__WORK INSTRUCTION__. Below are some records; output exactly the lines from the line with "constexpr u32 kMtfSmallPairs" to the line with "if (alpha >", both ends kept, and nothing more.
____ AVAILABLE DATA
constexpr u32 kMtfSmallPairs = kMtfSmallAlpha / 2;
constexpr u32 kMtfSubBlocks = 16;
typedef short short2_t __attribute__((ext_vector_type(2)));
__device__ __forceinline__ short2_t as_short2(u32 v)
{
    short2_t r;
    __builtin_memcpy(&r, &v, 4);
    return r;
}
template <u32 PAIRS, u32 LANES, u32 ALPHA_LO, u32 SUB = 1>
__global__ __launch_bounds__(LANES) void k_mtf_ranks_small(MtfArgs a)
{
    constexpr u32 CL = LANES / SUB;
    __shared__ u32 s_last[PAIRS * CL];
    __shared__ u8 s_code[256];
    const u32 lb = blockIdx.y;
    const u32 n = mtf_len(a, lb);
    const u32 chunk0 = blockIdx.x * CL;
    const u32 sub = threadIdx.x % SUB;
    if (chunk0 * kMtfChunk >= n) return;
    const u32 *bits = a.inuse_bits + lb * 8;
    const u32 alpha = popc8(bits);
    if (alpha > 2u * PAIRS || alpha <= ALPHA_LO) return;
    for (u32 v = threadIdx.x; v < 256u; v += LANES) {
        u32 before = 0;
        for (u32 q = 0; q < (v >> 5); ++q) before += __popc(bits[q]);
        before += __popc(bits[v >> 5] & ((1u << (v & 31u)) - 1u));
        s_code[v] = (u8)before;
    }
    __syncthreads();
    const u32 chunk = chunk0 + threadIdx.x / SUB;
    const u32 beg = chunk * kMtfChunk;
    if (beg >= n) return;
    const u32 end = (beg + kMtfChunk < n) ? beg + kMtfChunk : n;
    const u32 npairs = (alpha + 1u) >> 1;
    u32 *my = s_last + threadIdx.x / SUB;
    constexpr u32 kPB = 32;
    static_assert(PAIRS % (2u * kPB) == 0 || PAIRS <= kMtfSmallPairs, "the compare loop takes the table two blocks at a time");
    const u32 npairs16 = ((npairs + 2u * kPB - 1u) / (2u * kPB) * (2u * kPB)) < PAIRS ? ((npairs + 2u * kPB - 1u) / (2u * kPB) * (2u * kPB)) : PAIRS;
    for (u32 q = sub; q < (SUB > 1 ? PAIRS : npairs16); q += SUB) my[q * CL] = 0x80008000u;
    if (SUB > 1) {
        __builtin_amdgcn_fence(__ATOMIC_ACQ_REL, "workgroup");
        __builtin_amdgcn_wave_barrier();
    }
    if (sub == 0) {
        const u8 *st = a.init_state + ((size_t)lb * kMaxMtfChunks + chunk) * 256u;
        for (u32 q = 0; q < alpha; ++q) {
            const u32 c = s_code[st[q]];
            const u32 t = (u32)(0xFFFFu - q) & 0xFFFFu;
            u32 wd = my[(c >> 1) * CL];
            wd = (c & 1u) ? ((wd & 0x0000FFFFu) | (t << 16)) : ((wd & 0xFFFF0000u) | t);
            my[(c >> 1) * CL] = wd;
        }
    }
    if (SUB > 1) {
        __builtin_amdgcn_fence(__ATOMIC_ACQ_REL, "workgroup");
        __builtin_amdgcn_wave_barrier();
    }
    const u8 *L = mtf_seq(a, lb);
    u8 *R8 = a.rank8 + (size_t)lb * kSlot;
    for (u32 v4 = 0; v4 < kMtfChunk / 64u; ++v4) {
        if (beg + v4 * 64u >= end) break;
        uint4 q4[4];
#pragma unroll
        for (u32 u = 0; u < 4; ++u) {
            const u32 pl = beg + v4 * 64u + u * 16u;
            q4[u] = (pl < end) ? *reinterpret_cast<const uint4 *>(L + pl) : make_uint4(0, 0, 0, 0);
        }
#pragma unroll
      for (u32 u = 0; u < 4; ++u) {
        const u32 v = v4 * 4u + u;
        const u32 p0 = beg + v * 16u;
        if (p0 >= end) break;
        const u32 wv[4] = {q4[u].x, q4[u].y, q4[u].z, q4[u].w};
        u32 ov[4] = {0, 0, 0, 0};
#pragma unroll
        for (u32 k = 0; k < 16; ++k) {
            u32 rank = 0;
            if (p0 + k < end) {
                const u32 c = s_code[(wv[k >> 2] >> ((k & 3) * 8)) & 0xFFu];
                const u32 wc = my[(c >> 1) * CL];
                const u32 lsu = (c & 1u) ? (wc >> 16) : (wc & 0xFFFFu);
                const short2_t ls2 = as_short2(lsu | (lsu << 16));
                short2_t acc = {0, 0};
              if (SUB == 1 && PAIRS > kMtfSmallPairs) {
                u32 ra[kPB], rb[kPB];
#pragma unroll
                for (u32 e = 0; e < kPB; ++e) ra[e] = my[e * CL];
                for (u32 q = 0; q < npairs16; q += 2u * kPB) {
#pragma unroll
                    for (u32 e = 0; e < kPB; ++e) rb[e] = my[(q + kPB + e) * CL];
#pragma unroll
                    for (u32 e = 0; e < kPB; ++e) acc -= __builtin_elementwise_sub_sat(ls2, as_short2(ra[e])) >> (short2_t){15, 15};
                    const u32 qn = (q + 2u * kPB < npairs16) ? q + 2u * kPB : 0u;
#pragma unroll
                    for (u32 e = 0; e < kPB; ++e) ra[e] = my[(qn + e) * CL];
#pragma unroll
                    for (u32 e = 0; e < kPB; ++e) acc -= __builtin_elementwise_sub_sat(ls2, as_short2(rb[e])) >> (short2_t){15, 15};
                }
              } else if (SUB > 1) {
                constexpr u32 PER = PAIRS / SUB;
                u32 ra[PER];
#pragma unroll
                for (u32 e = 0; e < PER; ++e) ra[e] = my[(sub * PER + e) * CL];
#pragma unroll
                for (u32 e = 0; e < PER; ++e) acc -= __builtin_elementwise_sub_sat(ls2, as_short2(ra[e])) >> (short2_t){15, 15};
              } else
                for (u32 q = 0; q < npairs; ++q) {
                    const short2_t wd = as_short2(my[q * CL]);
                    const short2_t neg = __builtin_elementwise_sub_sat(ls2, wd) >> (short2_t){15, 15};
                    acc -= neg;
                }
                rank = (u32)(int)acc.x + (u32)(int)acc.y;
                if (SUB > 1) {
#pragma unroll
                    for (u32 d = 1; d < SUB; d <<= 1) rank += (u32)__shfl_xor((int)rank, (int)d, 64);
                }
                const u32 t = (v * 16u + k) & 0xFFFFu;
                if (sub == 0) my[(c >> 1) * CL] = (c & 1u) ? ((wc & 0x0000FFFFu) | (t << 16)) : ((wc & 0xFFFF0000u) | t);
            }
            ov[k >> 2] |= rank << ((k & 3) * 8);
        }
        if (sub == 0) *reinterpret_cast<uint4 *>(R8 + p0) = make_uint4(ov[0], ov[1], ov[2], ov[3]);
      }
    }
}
________
____ AVAILABLE DATA
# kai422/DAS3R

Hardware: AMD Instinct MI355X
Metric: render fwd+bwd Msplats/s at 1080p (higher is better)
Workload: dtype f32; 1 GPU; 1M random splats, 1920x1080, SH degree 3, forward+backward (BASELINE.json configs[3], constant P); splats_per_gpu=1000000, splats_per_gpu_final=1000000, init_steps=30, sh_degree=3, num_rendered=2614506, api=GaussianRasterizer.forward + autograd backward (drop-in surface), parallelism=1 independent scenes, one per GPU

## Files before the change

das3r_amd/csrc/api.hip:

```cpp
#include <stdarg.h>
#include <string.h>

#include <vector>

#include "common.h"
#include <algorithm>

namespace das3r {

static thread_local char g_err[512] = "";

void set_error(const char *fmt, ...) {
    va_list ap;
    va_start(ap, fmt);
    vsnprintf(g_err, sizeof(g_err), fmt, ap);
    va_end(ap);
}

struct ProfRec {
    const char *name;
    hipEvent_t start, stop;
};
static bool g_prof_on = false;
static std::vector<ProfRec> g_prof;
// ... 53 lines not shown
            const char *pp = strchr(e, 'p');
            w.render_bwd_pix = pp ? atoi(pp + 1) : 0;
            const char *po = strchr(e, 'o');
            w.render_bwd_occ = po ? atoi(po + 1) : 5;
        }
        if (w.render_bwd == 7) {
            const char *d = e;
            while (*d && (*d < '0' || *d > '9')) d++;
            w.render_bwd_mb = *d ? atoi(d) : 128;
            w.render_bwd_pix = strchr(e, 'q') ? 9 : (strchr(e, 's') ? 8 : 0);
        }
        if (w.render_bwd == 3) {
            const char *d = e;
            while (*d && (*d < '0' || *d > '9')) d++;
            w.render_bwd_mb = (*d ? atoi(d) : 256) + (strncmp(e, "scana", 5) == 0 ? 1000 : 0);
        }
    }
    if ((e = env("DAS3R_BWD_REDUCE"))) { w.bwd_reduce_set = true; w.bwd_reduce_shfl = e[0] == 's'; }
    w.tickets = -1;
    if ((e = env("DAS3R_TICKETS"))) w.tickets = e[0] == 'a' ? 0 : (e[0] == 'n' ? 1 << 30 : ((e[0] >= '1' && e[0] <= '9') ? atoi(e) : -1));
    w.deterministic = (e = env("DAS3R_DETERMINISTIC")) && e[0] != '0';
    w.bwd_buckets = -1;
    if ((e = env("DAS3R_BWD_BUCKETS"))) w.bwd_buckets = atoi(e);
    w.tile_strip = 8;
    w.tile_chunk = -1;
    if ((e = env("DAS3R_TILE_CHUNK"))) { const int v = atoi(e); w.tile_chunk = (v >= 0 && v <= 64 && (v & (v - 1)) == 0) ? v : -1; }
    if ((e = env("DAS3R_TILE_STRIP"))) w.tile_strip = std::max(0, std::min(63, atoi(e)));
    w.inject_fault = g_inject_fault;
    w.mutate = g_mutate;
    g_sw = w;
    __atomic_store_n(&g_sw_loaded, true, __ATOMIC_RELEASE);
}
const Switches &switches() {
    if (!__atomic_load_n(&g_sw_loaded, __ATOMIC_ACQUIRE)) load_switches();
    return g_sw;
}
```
________
__ANSWER FOR THIS EXERCISE__.
constexpr u32 kMtfSmallPairs = kMtfSmallAlpha / 2;
constexpr u32 kMtfSubBlocks = 16;
typedef short short2_t __attribute__((ext_vector_type(2)));
__device__ __forceinline__ short2_t as_short2(u32 v)
{
    short2_t r;
    __builtin_memcpy(&r, &v, 4);
    return r;
}
template <u32 PAIRS, u32 LANES, u32 ALPHA_LO, u32 SUB = 1>
__global__ __launch_bounds__(LANES) void k_mtf_ranks_small(MtfArgs a)
{
    constexpr u32 CL = LANES / SUB;
    __shared__ u32 s_last[PAIRS * CL];
    __shared__ u8 s_code[256];
    const u32 lb = blockIdx.y;
    const u32 n = mtf_len(a, lb);
    const u32 chunk0 = blockIdx.x * CL;
    const u32 sub = threadIdx.x % SUB;
    if (chunk0 * kMtfChunk >= n) return;
    const u32 *bits = a.inuse_bits + lb * 8;
    const u32 alpha = popc8(bits);
    if (alpha > 2u * PAIRS || alpha <= ALPHA_LO) return;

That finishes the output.